(Task material):
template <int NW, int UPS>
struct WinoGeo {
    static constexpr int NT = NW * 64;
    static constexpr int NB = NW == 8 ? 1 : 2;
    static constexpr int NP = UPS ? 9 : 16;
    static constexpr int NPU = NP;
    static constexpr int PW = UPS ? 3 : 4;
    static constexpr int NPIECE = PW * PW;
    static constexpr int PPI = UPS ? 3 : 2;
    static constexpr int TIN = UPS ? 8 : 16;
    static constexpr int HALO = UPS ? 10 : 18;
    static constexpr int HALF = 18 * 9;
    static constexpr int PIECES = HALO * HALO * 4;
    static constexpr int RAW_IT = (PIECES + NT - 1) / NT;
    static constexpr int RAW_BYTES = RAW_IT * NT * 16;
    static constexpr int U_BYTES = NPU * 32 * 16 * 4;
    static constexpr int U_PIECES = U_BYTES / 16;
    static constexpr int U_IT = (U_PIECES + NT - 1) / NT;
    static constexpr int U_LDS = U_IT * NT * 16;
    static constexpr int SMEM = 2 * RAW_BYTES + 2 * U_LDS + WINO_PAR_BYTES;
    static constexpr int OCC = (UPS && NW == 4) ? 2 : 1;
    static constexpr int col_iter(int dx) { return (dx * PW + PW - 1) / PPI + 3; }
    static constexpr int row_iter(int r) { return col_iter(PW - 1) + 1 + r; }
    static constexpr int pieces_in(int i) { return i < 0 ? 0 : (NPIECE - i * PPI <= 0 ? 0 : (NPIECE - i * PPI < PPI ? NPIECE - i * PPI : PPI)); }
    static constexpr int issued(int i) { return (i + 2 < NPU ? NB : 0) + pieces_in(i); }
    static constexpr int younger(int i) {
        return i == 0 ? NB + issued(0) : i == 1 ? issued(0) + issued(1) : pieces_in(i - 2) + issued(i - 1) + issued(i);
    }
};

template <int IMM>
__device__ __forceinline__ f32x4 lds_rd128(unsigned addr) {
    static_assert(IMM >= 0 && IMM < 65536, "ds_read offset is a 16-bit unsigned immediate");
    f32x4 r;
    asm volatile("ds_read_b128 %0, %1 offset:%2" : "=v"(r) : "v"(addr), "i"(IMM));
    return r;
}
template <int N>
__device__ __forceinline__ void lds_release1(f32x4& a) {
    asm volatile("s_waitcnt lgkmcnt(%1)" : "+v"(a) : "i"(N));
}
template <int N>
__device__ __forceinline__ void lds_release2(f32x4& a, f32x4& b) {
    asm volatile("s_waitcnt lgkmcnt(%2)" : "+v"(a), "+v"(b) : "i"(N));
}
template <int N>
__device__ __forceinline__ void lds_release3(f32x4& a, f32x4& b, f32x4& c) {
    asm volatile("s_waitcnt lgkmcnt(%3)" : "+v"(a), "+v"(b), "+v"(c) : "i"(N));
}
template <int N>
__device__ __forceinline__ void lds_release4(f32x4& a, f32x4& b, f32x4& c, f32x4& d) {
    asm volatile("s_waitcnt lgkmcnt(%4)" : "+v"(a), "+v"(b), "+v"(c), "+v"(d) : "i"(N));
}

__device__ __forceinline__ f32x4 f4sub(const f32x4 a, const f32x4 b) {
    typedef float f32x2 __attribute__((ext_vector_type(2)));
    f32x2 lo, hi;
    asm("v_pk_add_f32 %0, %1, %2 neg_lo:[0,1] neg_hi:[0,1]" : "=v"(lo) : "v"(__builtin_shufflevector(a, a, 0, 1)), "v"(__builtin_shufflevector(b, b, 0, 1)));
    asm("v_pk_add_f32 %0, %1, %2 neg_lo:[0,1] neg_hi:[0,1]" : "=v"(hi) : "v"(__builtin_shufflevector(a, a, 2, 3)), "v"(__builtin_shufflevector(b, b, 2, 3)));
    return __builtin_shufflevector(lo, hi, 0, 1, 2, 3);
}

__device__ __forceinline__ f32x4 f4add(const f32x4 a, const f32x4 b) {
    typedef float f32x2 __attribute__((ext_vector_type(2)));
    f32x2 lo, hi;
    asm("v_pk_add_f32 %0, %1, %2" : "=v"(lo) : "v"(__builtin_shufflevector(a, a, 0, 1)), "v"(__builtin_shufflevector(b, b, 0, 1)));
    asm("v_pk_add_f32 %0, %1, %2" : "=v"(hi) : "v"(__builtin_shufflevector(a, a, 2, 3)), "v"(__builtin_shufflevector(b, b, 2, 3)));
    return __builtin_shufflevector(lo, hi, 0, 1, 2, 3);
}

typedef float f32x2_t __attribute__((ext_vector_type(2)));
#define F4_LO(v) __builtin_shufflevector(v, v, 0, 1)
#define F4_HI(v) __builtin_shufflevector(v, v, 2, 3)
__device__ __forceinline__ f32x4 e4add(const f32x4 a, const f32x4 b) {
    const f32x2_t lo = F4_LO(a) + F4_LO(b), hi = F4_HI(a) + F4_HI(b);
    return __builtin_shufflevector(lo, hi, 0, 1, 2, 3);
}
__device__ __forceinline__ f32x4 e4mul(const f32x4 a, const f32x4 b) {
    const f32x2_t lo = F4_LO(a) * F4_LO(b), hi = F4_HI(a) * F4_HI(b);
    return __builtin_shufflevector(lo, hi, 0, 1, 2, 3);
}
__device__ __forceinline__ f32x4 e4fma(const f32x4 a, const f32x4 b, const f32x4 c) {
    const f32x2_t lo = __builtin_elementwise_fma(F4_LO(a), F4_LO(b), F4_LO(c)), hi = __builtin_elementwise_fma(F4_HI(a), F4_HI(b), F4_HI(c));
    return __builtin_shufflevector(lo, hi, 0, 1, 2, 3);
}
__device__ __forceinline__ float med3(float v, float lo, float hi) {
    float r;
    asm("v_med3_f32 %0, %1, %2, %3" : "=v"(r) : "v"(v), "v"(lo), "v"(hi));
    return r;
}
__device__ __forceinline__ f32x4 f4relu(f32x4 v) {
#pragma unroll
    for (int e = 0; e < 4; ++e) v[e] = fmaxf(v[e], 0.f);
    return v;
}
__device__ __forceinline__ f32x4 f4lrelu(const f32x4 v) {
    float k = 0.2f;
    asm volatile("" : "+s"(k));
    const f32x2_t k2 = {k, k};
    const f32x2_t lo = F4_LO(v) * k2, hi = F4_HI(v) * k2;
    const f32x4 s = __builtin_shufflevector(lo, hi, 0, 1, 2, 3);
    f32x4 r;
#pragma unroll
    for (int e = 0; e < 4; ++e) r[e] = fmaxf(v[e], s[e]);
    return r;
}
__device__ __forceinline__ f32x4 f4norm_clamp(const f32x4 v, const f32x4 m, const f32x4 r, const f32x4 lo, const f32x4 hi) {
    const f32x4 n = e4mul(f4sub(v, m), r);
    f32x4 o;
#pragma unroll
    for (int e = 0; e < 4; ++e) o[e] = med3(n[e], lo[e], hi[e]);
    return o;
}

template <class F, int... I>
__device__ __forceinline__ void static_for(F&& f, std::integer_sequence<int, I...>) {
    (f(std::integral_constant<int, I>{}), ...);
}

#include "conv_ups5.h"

* * *

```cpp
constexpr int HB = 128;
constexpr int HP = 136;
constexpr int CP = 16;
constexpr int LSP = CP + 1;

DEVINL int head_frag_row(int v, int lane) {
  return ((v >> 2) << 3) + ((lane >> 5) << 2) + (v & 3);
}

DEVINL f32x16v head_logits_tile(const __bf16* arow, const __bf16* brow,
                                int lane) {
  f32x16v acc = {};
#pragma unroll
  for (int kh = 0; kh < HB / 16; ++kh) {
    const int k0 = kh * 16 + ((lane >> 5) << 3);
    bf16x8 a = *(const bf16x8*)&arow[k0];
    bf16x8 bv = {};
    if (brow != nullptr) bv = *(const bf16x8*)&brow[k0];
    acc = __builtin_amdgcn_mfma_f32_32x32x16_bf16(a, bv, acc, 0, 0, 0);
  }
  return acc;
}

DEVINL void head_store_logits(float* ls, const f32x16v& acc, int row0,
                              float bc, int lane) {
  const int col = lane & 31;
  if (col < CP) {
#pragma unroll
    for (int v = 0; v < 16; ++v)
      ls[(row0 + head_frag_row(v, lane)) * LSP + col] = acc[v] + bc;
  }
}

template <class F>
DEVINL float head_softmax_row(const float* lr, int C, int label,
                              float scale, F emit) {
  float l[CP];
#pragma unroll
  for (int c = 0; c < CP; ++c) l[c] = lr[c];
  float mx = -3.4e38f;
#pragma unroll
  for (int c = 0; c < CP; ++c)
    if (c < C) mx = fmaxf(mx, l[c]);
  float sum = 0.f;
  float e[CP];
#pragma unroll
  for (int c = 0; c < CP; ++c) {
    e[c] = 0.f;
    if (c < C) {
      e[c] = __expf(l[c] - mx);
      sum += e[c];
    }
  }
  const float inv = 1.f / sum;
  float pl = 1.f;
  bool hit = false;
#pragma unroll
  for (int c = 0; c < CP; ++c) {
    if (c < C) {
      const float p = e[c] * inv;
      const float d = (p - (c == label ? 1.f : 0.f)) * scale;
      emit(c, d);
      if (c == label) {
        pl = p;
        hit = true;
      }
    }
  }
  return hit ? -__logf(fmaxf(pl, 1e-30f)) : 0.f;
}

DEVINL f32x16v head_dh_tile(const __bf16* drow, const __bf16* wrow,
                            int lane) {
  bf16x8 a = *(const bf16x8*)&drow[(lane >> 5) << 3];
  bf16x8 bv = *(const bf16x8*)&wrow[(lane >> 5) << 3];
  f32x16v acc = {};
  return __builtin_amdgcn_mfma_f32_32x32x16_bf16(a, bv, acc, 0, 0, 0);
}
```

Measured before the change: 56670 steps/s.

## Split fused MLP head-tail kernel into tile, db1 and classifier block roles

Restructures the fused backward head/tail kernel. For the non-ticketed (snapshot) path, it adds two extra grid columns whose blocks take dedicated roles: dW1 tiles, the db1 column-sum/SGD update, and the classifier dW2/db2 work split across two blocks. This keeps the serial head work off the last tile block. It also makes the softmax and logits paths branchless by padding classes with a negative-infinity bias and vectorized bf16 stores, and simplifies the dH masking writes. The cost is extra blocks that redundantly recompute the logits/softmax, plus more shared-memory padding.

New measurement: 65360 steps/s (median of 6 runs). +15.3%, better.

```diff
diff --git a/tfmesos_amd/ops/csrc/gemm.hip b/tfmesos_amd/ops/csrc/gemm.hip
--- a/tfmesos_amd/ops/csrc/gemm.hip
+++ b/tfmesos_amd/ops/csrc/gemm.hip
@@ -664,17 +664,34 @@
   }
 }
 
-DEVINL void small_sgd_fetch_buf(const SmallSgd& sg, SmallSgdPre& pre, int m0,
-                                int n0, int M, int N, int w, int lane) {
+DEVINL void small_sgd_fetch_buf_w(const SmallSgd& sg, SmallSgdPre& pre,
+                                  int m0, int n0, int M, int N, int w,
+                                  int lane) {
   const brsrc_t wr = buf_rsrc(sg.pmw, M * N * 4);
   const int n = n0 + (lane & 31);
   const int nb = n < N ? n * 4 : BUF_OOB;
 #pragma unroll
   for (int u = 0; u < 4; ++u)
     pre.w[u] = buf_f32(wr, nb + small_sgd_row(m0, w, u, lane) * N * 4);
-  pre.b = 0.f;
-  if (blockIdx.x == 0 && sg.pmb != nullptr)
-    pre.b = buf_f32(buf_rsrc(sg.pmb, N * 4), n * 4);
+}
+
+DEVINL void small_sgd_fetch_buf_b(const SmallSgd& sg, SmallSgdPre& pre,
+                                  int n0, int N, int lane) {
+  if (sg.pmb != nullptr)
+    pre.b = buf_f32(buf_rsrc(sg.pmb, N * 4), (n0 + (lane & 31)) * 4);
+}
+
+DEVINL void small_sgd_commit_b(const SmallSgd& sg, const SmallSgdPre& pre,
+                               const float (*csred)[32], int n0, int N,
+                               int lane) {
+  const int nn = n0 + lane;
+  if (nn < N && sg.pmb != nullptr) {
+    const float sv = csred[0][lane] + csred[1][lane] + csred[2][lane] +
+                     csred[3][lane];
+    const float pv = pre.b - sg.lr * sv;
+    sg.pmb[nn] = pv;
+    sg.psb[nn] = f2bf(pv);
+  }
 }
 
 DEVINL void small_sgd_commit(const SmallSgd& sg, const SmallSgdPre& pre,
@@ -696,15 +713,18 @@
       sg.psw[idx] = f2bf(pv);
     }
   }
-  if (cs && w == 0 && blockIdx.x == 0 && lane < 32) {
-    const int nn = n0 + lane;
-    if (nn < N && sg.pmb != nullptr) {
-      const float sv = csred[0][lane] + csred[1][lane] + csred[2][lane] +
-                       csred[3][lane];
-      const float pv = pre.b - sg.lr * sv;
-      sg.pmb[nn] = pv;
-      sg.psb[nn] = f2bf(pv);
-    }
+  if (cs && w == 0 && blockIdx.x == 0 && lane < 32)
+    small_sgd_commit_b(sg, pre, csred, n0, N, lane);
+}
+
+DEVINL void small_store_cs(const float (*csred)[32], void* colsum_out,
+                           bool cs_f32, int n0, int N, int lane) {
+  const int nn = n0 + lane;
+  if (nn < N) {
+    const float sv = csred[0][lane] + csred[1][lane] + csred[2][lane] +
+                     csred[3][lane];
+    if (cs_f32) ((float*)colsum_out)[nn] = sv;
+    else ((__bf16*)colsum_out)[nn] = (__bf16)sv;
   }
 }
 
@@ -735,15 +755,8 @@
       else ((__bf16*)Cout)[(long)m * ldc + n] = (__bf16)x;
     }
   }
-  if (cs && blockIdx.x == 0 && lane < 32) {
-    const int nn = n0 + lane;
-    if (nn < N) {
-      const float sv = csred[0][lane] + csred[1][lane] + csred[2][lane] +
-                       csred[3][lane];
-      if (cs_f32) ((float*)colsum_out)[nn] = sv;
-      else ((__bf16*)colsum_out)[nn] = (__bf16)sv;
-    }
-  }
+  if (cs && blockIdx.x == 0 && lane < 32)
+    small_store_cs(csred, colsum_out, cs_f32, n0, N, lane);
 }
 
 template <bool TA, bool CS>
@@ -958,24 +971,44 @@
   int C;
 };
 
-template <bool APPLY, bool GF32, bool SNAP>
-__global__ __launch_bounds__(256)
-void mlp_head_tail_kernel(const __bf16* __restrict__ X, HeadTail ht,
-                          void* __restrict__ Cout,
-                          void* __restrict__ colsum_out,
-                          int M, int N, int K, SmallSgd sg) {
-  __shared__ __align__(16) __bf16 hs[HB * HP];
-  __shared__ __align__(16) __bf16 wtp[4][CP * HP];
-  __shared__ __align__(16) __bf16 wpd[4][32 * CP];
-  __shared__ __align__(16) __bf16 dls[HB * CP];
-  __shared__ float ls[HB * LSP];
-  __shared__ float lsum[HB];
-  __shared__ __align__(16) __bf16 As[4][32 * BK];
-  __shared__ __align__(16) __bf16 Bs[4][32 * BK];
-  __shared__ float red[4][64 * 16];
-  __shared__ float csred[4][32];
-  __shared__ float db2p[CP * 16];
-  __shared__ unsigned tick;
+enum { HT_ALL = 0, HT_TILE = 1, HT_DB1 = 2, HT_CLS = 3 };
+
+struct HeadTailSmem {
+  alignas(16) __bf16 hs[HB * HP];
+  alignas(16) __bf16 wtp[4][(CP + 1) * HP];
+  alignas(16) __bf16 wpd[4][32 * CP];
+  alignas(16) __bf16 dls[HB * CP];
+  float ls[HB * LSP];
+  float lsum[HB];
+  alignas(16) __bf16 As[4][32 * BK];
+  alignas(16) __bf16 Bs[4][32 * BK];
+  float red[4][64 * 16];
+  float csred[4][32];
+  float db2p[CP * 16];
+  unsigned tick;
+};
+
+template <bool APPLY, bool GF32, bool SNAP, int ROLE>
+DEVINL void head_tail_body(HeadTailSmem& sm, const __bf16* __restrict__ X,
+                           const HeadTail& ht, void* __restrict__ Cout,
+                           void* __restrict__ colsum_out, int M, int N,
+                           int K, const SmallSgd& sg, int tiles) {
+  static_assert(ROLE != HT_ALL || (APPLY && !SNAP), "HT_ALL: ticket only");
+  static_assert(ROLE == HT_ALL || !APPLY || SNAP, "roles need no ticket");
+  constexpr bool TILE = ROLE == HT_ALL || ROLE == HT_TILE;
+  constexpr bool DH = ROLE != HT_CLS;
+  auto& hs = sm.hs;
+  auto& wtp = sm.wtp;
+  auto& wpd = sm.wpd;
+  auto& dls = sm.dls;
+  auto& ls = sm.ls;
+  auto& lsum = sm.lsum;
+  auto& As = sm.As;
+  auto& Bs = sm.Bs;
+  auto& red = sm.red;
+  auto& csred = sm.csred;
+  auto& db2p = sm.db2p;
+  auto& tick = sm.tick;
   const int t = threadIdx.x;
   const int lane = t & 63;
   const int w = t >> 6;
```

(Exercise instructions): Read the data above. Pull out each line in which the string "steps" appears.

(Written response):
Measured before the change: 56670 steps/s.
New measurement: 65360 steps/s (median of 6 runs). +15.3%, better.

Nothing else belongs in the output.